3. A lithium bromide heating and waste heat recovery unit according to claim 2, wherein: An activated carbon plate (603) for enhanced filtration of exhaust gas is fixedly connected to the surface of the filter plate (602).
4. A lithium bromide heating and waste heat recovery unit according to claim 2, characterized in that: The recycling bin (3) has grooves (8) on both sides, and sliders (604) are fixedly connected to both sides of the filter plate (602).

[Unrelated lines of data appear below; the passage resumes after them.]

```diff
diff --git a/po_rrt_amd/csrc/porrt_group.hpp b/po_rrt_amd/csrc/porrt_group.hpp
--- a/po_rrt_amd/csrc/porrt_group.hpp
+++ b/po_rrt_amd/csrc/porrt_group.hpp
@@ -666,7 +666,9 @@
     return (64u / 16u) * kHitBytes;
 }
 static_assert(kInsertLds <= kFileLds && kGTrackLds <= kFileLds, "the filing's one-round-trip form is the largest of the riders' scratch areas");
-__host__ __device__ inline size_t conn2_riders_lds_bytes() { return kFileLds; }
+constexpr uint32_t kCloneListLds = kCloneLdsHits * (4u + 8u + 8u + 8u);
+static_assert(kCloneListLds <= 48u * 1024u, "the riders' dynamic LDS needs no launch attribute");
+__host__ __device__ inline size_t conn2_riders_lds_bytes() { return kFileLds > kCloneListLds ? kFileLds : kCloneListLds; }
 __host__ __device__ inline size_t conn2_wg4_lds_bytes(uint32_t GL) {
     const size_t a = 4u * conn2_lds_bytes(GL);
     static_assert(kGTrackLds <= 4u * (64u / 16u) * kHitBytes, "g_track_step uses the same bytes");
@@ -768,11 +770,38 @@
     }, 0xFFFFFFFFu, wv, kConnectWaves);
     if (over) err |= (uint32_t)ERR_CAND_OVERFLOW;
 }
+__device__ __forceinline__ TeamLdsHits team_lds_hits(const RunConst &rc, uint32_t b, uint32_t k, uint8_t *lds) {
+    TeamLdsHits H;
+    H.hx = (LdsPtr<double>)lds;
+    H.hy = H.hx + kCloneLdsHits;
+    H.hd = H.hy + kCloneLdsHits;
+    H.hid = (LdsPtr<int>)(H.hd + kCloneLdsHits);
+    H.cval = as_global(rc.cand_val) + cand_val_off(rc, b, k);
+    return H;
+}
+__device__ __forceinline__ void list_scan_waves_lds(const RunConst &rc, uint32_t b, uint32_t N, double T2, uint32_t kh, double pxh, double pyh, uint32_t lane,
+                                                    uint32_t wv, uint32_t *tot, const TeamLdsHits &H, uint32_t cap) {
+    auto cid = as_global(rc.cand_id) + cand_off(rc, b, kh);
+    scan_disc<PORRT_PAGE_LOADS != 0, true>(rc, b, pxh, pyh, disc_radius(T2, pxh, pyh), uni(N), lane, [&](double x, double y, double d, int jd, bool ok) {
+        const bool in = ok && dist2(x, y, pxh, pyh) <= T2;
+        const unsigned long long hm = __ballot(in);
+        if (!hm) return;
+        uint32_t base = 0;
+        if (lane == 0) base = atomicAdd(tot, (uint32_t)__popcll(hm));
+        const uint32_t pos = uni(base) + (uint32_t)__popcll(hm & ((1ull << lane) - 1ull));
+        if (in && pos < cap) {
+            H.hid[pos] = jd; H.hx[pos] = x; H.hy[pos] = y; H.hd[pos] = d;
+            cid[pos] = jd;
+        }
+    }, 0xFFFFFFFFu, wv, kConnectWaves);
+}
 
 #ifndef PORRT_CLONE_SCAN_WAVES
 #define PORRT_CLONE_SCAN_WAVES 4
 #endif
-__device__ __attribute__((noinline)) void clone_workgroup(const RunConst &rc_arg, uint32_t b, uint32_t vwords, uint32_t N, double T2, uint32_t fast) {
+template <bool LDS>
+__device__ __attribute__((noinline)) bool clone_workgroup(const RunConst &rc_arg, uint32_t b, uint32_t vwords, uint32_t N, double T2, uint32_t fast,
+                                                          uint8_t *lds = nullptr, uint32_t lds_cap = 0u) {
     const RunConst &rc = rc_const(rc_arg);
     __shared__ double s_d[kConnectWaves];
     __shared__ int s_i[kConnectWaves];
@@ -782,7 +811,7 @@
     uint32_t err = 0;
     uint32_t n = rc.cnt->clone_n;
     n = n < 64u ? n : 64u;
-    if (n == 0) return;
+    if (n == 0) return true;
     if (threadIdx.x < n) {
         const uint32_t kc = rc.cnt->clone_k[threadIdx.x];
         s_ck[threadIdx.x] = kc;
@@ -794,13 +823,38 @@
         for (uint32_t t = 1; t < n; ++t) if (s_cid[t] < s_cid[lead]) lead = t;
         const uint32_t ti = s_cid[0], tk = s_ck[0];
         s_cid[0] = s_cid[lead]; s_ck[0] = s_ck[lead]; s_cid[lead] = ti; s_ck[lead] = tk;
-        rc.cnt->clone_n = 0;
+        if (!LDS) rc.cnt->clone_n = 0;
         s_tot = 0;
     }
     __syncthreads();
     const uint32_t kh = uni(s_ck[0]), idh = uni(s_cid[0]);
+    const double pxh = uni_d(as_global(rc.q_x)[kh]), pyh = uni_d(as_global(rc.q_y)[kh]);
+    TableGrid grid;
+    grid.p = rc.cls; grid.W = rc.W;
+    Team<kConnectWaves> tmh;
+    tmh.scr_d = s_d; tmh.scr_i = s_i; tmh.wave = wv; tmh.lane = lane;
+    if constexpr (LDS) {
+        lds_cap = lds_cap < rc.cand_cap ? lds_cap : rc.cand_cap;
+        const TeamLdsHits H = team_lds_hits(rc, b, kh, lds);
+        list_scan_waves_lds(rc, b, N, T2, kh, pxh, pyh, lane, wv, &s_tot, H, lds_cap);
+        __syncthreads();
+        const uint32_t tot = s_tot;
+        if (tot > lds_cap) {
+            __builtin_amdgcn_fence(__ATOMIC_RELEASE, "workgroup");
+            __syncthreads();
+            return false;
+        }
+        if (threadIdx.x == 0) {
+            rc.cnt->clone_n = 0;
+            as_global(rc.cand_cnt)[cand_cnt_at(rc, b, kh)] = tot;
+            atomicAdd(&rc.cnt->clone_lds, 1u);
+        }
+        if (threadIdx.x >= 1 && threadIdx.x < n) as_global(rc.cand_cnt)[cand_cnt_at(rc, b, s_ck[threadIdx.x])] = 0u;
+        connect_rrt_sample(rc, tmh, H, grid, b, kh, idh, pxh, pyh, tot, err, s_cid + 1, n - 1u, -1,
+                           [&]() { return wave_nn(rc, b, N, pxh, pyh); });
+    } else {
     if (threadIdx.x >= 1 && threadIdx.x < n) as_global(rc.cand_cnt)[cand_cnt_at(rc, b, s_ck[threadIdx.x])] = 0u;
-    const double pxh = uni_d(as_global(rc.q_x)[kh]), pyh = uni_d(as_global(rc.q_y)[kh]);
+    if (threadIdx.x == 0) atomicAdd(&rc.cnt->clone_mem, 1u);
     uint32_t hc;
     if (PORRT_CLONE_SCAN_WAVES == 4 && fast) {
         list_scan_waves(rc, b, N, T2, kh, pxh, pyh, lane, wv, &s_tot, err);
@@ -818,13 +872,15 @@
         __syncthreads();
         hc = cand_count(rc, b, kh);
     }
-    TableGrid grid;
-    grid.p = rc.cls; grid.W = rc.W;
-    Team<kConnectWaves> tmh;
-    tmh.scr_d = s_d; tmh.scr_i = s_i; tmh.wave = wv; tmh.lane = lane;
     connect_rrt_sample(rc, tmh, global_list(rc, b, kh), grid, b, kh, idh, pxh, pyh, hc, err, s_cid + 1, n - 1u, -1,
                        [&]() { return wave_nn(rc, b, N, pxh, pyh); });
+    }
     if (err) atomicOr(&rc.cnt->err, err);
+    return true;
+}
+__device__ __forceinline__ void rider_clone(const RunConst &rc, uint32_t b, uint32_t vwords, uint32_t N, double T2, uint32_t fast, uint8_t *lds, uint32_t lds_cap) {
+    if (PORRT_CLONE_SCAN_WAVES == 4 && fast && lds_cap && clone_workgroup<true>(rc, b, vwords, N, T2, fast, lds, lds_cap)) return;
+    clone_workgroup<false>(rc, b, vwords, N, T2, fast);
 }
 
 __device__ __forceinline__ MemHits mem_hits(const RunConst &rc, uint32_t b, uint32_t k) {
@@ -1039,7 +1095,7 @@
 }
 
 __global__ __launch_bounds__(256) __attribute__((amdgpu_waves_per_eu(PORRT_CONN2_WAVES, 8))) void k_conn2_riders(const RunConst *__restrict__ rcp, uint32_t b, uint32_t nb, uint32_t vwords, uint32_t lazy,
-                                                                                                                  uint32_t fast) {
+                                                                                                                  uint32_t fast, uint32_t clone_cap) {
     extern __shared__ __attribute__((aligned(16))) uint8_t lds_dyn[];
     const RunConst &rc = rc_const(rcp + blockIdx.y);
     const uint32_t role = blockIdx.x;
@@ -1048,7 +1104,7 @@
     RIDERS_T0();
     if (role == 0) rider_file(rc, b, nb, vwords, lds_dyn, fast);
     else if (lazy && role == 2u) rider_gtrack(rc, b, nb, vwords, lds_dyn, fast);
-    else clone_workgroup(rc, b, vwords, as_global(rc.n_at)[b], as_global(rc.t2_at)[b], fast);
+    else rider_clone(rc, b, vwords, as_global(rc.n_at)[b], as_global(rc.t2_at)[b], fast, lds_dyn, clone_cap);
     RIDERS_MARK(role);
 }
 
@@ -1072,7 +1128,7 @@
     uint32_t k = 0xFFFFu;
     double px = 0.0, py = 0.0;
     if (role == ns && slot < nb) { k = as_global(rc.bq_k)[slot]; px = as_global(rc.bq_x)[slot]; py = as_global(rc.bq_y)[slot]; }
-    if (role == 1) { clone_workgroup(rc, b, vwords, N, T2, fast); return; }
+    if (role == 1) { clone_workgroup<false>(rc, b, vwords, N, T2, fast); return; }
     conn2_wave<GL>(rc, b, vwords, N, T2, k, px, py, lds_dyn + (threadIdx.x >> 6) * conn2_lds_bytes(GL));
 }
 
```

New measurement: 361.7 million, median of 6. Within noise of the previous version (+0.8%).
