@@ -671,6 +692,9 @@
     NN_T(np, 3);
     LP_T(PERSIST, G, 5);
 
+    if constexpr (PERSIST) {
+        asm volatile("" ::"s"(P.counters), "s"(P.kernel), "s"(P.accept_r2));
+    }
     if (P.counters) {
         const unsigned long long ab = (valid && ci == 0u)
                                           ? (static_cast<unsigned long long>(lrow[kRowCq]) << 32) | npairs : 0ull;
@@ -701,7 +725,7 @@
         }
         Point4 g;
         if constexpr (PERSIST) {
-            const bool changed = found && mkey != lst[opaque_v(kStPrev)];
+            const bool changed = found && mkey != kprev;
             g = *reinterpret_cast<const Point4 *>(lst + 8);
             if (__ballot(changed)) {
                 const Point4 t = load_point(pts, changed ? woff : 0u);
@@ -718,6 +742,7 @@
         double t[K];
         if constexpr (!PERSIST) g = load_point(pts, found ? woff : 0u);
         const double rx0 = s.x - g.x, ry0 = s.y - g.y, rz0 = s.z - g.z;
+        if constexpr (PERSIST) __builtin_amdgcn_sched_barrier(0);
         const bool use = found && SAGE_SQNORM3_ACCEPT(rx0 * rx0, ry0 * ry0, rz0 * rz0) <= P.accept_r2;
         {
             const double r2 = SAGE_SQNORM3_RESID(rx0 * rx0, ry0 * ry0, rz0 * rz0);
diff --git a/sage-icp_amd/csrc/kernels.h b/sage-icp_amd/csrc/kernels.h
--- a/sage-icp_amd/csrc/kernels.h
+++ b/sage-icp_amd/csrc/kernels.h
@@ -114,6 +114,8 @@
     IcpState *st;
     int nw;
     int gpw;
+    int prio;
+    int deal;
     int wgs;
     int contiguous;
     uint32_t xcd_first[9];
@@ -124,8 +126,6 @@
     double T0[7];
     double acc_unscale;
     int shared_loop;
-    int prio;
-    int deal;
     int copies;
     int pose_map;
     IcpProgress *progress;
@@ -134,6 +134,7 @@
     IcpParams P;
     LoopParams L;
     double face_slack;
+    unsigned lds_perm, lds_state, lds_rows, lds_work, lds_red;
 };
 #ifndef SAGE_LOOP_OCC
 #define SAGE_LOOP_OCC 7
diff --git a/sage-icp_amd/csrc/kernels.hip b/sage-icp_amd/csrc/kernels.hip
--- a/sage-icp_amd/csrc/kernels.hip
+++ b/sage-icp_amd/csrc/kernels.hip
@@ -670,6 +670,12 @@
     a.P = p;
     a.L = l;
     a.face_slack = 1e-9 * p.voxel_size;
+    const LoopLds<unsigned> at(lw, static_cast<unsigned>(l.nw), static_cast<unsigned>(l.gpw));
+    a.lds_perm = at.perm;
+    a.lds_state = at.state;
+    a.lds_rows = at.rows;
+    a.lds_work = at.work;
+    a.lds_red = at.red;
     void *args[] = {&a};
 #ifdef SAGE_LOOP_INGRID
     (void)hipLaunchKernel(loop_kernel(lw, p.filter != 0), dim3(l.wgs + 1), dim3(64 * l.nw), args, lds, s);
diff --git a/sage-icp_amd/csrc/loop_kernel.h b/sage-icp_amd/csrc/loop_kernel.h
--- a/sage-icp_amd/csrc/loop_kernel.h
+++ b/sage-icp_amd/csrc/loop_kernel.h
@@ -401,15 +401,14 @@
         LoopStaged S{};
         PROBE_LOOP_UNIT_VAR(t_unit);
         auto group_of = [&](unsigned u, const LoopArgs &B) {
-            const LoopLds<unsigned> lds(LW, static_cast<unsigned>(B.L.nw), static_cast<unsigned>(B.L.gpw));
             const unsigned first_unit = opaque_s(g0);
             LoopGroup G;
-            G.rows = smem + lds.rows;
-            G.state = smem + lds.state;
-            G.perm = smem + lds.perm;
-            G.work = smem + lds.work;
+            G.rows = smem + B.lds_rows;
+            G.state = smem + B.lds_state;
+            G.perm = smem + B.lds_perm;
+            G.work = smem + B.lds_work;
             G.unit = u;
-            G.red = reinterpret_cast<double *>(smem + lds.red + (opaque_s(who) & 7u) * loop_red_words());
+            G.red = reinterpret_cast<double *>(smem + B.lds_red + (opaque_s(who) & 7u) * loop_red_words());
             G.wgacc = reinterpret_cast<unsigned long long *>(smem + kLpAcc);
             G.q_first = first_unit * QW;
             G.slot = first_unit + u;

The surfaces of the sliders (604) are inserted into the inner cavity of the grooves (8).
5. A lithium bromide heating and waste heat recovery unit as set forth in claim 1, wherein: Both sides of the top of the inner cavity of the recycling box (3) are fixedly connected with guide plates (9) for guiding and conveying waste gas.
6. A lithium bromide heating and waste heat recovery unit according to claim 1, characterized in that: The bottom of the heat exchanger (701) is fixedly connected to the inner cavity of the recovery tank (3), and the bottom of the lithium bromide unit (702) is fixedly connected to the heat exchanger (701).
7. A lithium bromide heating and waste heat recovery unit according to claim 2, wherein: A fixing sleeve (605) is inserted into the surface of the conveying pipe (601), and the surface of the fixing sleeve (605) is fixedly connected to the recycling box (3).